In this independent Japanese game (with instructions in both Japanese and English), players compete to create the cutest or most striking outfits, using the colorful clothes and accessories provided in the box, and take turns as the “editor” of a fashion magazine to judge them.

Independent designer Ryoko Yabuchi, a mother of two who works in video games in her day job, set out to make games that can be played “with kids, at a girls’ night out or with relatives at home.” She succeeded with aplomb with both this and her dexterity-based game Yura Yura Penguin.

“I’ve played [the Fashion Game] with my 9-year-old daughter, my 4-year-old niece and my 75-year-old mother,” says British game designer Chris Longhurst. “The 4-year-old did need the cards read to her but otherwise got it just fine.” Unless you live in Japan, you’ll need to get this one from the designer’s website, which ships internationally.

Land and Freedom

Good for: left-wingers, people annoyed by left-wingers
Kind of like: Churchill
Age: 13+
Players: 3

Three-player games have often been a tricky spot for designers, who tend to gravitate to either competitive two-player games or cooperative four-player games. This game, based on the Spanish Civil War, takes that tension and forges a game that’s halfway between competitive and cooperative. Each player represents one of the Republican factions of the Spanish Civil War: the Moderates, Communists and Anarchists.

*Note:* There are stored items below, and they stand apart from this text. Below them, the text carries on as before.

# jdeschut/tunempc

Measured on AMD Instinct MI355X. Metric: stage-Hessian convexifications/sec at (nx+nu)=32, p=64, higher is better.
Workload: dtype f64

## Files before the change

### include/tunempc_hip.h

```cpp
#ifndef TUNEMPC_HIP_H
#define TUNEMPC_HIP_H

#include <stdint.h>

#ifdef __cplusplus
extern "C" {
#endif

#define TMPC_OK 0
#define TMPC_E_ARG (-1)
#define TMPC_E_UNSUPPORTED (-2)
#define TMPC_E_NOMEM (-3)
#define TMPC_E_HIP (-4)
#define TMPC_E_NODEVICE (-5)
#define TMPC_E_NOCONV (-6)

#define TMPC_STATUS_OPTIMAL 0
#define TMPC_STATUS_FEASIBLE 1
#define TMPC_STATUS_INFEASIBLE 2

#define TMPC_FLAG_NO_MFMA 1
#define TMPC_FLAG_PROFILE 2
#define TMPC_FLAG_FAST_EXIT 4

// ... 14 lines not shown
int tmpc_create_con(tmpc_handle** out, int chunk, int p, int nx, int mb, int ng, int nc);
int tmpc_destroy(tmpc_handle* h);
int tmpc_get_chunk(tmpc_handle* h);

int tmpc_set_options(tmpc_handle* h, double tol, double center_tol, int max_iter, int center_iter, int flags);

#define TMPC_TUNE_CHORD_STEP 1
#define TMPC_TUNE_SMALL_BLOCKS 2
#define TMPC_TUNE_EIG_PRETEST 3
#define TMPC_TUNE_FUSE_FWD 4
#define TMPC_TUNE_GRAPH 5
#define TMPC_TUNE_PERSISTENT 7
#define TMPC_TUNE_LOWP_SWITCH 8
#define TMPC_LOWP_SWITCH_DEFAULT 1e-5
#define TMPC_TUNE_LOWP_TRSM 9
int tmpc_set_tuning(tmpc_handle* h, int key, double value);
int tmpc_create_ex(tmpc_handle** out, int chunk, int p, int nx, int mb, int ng, int nc, int step3, int lanes);

int tmpc_set_tight(tmpc_handle* h, int enable, double tight_tol);

int tmpc_convexify_batch_host(tmpc_handle* h, int nb, const double* A, const double* B, const double* H,
                              double* Hc, double* dHc, double* P, double* alpha, double* beta, double* kappa,
                              int32_t* status, int32_t* iters, double* info);
int tmpc_convexify_batch_device(tmpc_handle* h, int nb, const double* dA, const double* dB, const double* dH,
                                double* dHc_out, double* ddHc_out, double* dP_out, double* d_alpha, double* d_beta,
                                double* d_kappa, int32_t* d_status, int32_t* d_iters, double* d_info, void* stream);

int tmpc_convexify_eq_batch_host(tmpc_handle* h, int nb, const double* A, const double* B, const double* H, const double* G,
                                 double* Hc, double* dHc, double* P, double* Fg, double* alpha, double* beta, double* kappa,
                                 int32_t* status, int32_t* iters, double* info);
// ... 77 lines not shown
```

### include/tunempc_hip_debug.h

```cpp
#ifndef TUNEMPC_HIP_DEBUG_H
#define TUNEMPC_HIP_DEBUG_H

#include "tunempc_hip.h"

#ifdef __cplusplus
extern "C" {
#endif

#define TMPC_DEBUG_FLAG_STOP_ASSEMBLED 8
#define TMPC_DEBUG_FLAG_NO_LIFT 16
#define TMPC_DEBUG_FLAG_NO_DMA 32
#define TMPC_DEBUG_FLAG_GENERIC_STAGE 64

int tmpc_debug_gemm_nt(tmpc_handle* h, double* C, const double* A, const double* B, int M, int N, int K, int mode, int lower);

int tmpc_debug_block_solve(tmpc_handle* h, int p, int d, const double* D, const double* Ccpl, const double* rhs, double* x, int32_t* nshift);
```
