+int mtlora_residual_layernorm_multi_implicit_bwd(int n, const void* const* dy, const void* shortcut, const void* const* branch,
+                                                 const float* gamma, const float* const* mean, const float* const* rstd,
+                                                 const void* const* dx_addend, void* d_shortcut, void* const* d_branch,
+                                                 float* dgamma, float* dbeta, const float* scale, int64_t B, int64_t M, int64_t C,
+                                                 int x_dtype, int dy_dtype, void* scratch, int64_t scratch_bytes, void* stream);
+int mtlora_residual_layernorm_streams_implicit_fwd(int n, const void* shortcut, const void* const* inner, const float* scale_in,
+                                                   const void* const* branch, const float* scale, int64_t B, const float* gamma,
+                                                   const float* beta, void* const* y, float* const* mean, float* const* rstd,
+                                                   int64_t M, int64_t C, float eps, int x_dtype, int y_dtype, int merge_h,
+                                                   int merge_w, void* stream);
+int mtlora_residual_layernorm_streams_implicit_bwd(int n, const void* const* dy, const void* shortcut, const void* const* inner,
+                                                   const float* scale_in, const void* const* branch, const float* gamma,
+                                                   const float* const* mean, const float* const* rstd, void* const* d_res,
+                                                   void* const* d_branch, float* dgamma, float* dbeta, const float* scale,
+                                                   int64_t B, int64_t M, int64_t C, int x_dtype, int dy_dtype, void* scratch,
+                                                   int64_t scratch_bytes, int merge_h, int merge_w, void* stream);
+
 int64_t mtlora_bn_scratch_bytes(int64_t R, int64_t C, int dtype);
 int mtlora_bn_relu_fwd(const void* x, const float* gamma, const float* beta, float* running_mean, float* running_var,
                        float momentum, float eps, int relu, void* y, float* save_mean, float* save_rstd,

Using historically inspired cards, the goal is to cooperate to defeat the Nationalists—while at the same time struggling for power to give yourself control of the government after the war. “There can only be one winner, so the players are also knifing each other in the back,” says Bertram.

Trying to fight against fascism while contending with the people on your own side might be a little too real for some gamers in America today, but this game is tense, tricky and potentially friendship-ending—if, for instance, your buddy steals all your gold and sends it to the Soviet Union.